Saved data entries
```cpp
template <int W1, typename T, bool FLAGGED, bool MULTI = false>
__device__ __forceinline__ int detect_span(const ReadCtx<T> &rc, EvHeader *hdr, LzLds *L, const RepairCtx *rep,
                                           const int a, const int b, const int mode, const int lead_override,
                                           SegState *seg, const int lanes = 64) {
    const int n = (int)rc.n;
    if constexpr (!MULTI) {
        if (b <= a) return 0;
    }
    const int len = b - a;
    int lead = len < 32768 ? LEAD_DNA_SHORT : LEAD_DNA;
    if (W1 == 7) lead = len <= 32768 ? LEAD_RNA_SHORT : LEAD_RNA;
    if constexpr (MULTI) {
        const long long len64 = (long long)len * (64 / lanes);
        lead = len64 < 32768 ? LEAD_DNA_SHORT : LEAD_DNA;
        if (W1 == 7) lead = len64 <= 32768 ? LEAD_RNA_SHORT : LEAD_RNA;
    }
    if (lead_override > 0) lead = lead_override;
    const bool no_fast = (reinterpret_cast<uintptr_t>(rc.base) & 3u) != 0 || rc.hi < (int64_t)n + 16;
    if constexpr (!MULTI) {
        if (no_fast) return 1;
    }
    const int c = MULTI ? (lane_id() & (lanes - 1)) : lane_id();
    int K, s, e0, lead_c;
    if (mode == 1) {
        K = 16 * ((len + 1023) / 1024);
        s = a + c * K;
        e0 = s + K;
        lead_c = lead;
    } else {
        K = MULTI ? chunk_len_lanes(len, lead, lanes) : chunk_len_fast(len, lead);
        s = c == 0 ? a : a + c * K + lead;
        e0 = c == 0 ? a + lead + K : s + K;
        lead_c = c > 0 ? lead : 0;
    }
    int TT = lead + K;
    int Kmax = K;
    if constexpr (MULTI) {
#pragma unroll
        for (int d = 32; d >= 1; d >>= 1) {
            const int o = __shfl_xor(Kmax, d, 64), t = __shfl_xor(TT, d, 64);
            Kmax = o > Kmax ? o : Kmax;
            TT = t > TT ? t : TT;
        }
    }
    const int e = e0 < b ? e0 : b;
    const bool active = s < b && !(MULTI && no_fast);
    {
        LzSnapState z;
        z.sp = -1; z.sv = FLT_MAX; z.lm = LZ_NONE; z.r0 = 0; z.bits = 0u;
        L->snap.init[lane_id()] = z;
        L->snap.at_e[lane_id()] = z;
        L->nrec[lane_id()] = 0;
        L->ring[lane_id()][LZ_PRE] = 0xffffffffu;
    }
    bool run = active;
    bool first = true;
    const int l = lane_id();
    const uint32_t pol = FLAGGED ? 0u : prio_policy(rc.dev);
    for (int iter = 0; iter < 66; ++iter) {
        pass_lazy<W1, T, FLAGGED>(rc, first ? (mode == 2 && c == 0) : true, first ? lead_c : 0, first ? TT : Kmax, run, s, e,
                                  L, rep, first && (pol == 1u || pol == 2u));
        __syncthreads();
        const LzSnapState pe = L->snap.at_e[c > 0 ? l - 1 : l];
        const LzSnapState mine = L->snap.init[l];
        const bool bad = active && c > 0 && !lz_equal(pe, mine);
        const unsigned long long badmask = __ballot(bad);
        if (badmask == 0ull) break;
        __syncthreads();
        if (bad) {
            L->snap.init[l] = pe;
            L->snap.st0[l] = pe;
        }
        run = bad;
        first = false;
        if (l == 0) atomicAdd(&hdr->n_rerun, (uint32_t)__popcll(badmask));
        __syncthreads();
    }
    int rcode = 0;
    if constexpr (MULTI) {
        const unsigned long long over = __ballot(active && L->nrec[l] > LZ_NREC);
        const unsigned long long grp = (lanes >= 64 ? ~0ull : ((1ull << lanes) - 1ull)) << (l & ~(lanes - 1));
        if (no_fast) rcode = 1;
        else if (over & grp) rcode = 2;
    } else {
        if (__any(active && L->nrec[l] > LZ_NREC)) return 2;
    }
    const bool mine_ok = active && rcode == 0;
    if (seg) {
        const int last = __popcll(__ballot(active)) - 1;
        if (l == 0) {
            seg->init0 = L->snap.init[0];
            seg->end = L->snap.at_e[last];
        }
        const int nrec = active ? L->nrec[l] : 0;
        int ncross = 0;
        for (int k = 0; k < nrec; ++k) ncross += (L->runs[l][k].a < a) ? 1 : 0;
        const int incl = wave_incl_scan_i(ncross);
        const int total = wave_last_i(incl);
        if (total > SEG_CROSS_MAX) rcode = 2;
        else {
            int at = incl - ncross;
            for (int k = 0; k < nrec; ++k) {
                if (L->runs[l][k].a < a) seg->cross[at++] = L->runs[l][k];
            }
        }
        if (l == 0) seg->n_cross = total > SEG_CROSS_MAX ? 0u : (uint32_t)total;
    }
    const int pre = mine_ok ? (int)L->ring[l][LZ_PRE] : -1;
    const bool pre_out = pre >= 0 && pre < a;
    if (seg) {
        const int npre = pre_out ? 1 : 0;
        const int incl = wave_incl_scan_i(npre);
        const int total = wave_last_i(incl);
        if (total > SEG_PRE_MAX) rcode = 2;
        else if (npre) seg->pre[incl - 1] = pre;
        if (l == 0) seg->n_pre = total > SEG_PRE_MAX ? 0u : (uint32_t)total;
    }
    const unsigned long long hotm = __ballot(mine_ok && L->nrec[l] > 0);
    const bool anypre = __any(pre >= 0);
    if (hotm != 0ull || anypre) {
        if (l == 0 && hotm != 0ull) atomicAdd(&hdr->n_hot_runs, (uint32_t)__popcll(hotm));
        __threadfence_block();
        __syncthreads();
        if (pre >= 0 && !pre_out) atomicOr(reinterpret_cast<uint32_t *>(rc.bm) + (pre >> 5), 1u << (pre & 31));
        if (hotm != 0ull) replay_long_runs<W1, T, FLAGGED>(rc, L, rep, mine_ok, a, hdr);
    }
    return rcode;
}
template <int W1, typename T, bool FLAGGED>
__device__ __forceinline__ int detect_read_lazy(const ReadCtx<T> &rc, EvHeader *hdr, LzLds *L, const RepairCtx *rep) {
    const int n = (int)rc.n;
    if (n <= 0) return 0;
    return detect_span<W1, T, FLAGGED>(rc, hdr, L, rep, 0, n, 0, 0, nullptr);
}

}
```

= Exercise aim =
Work through the records line by line and tally those that include the word "ReadCtx". Give the number alone.

= Answer box =
2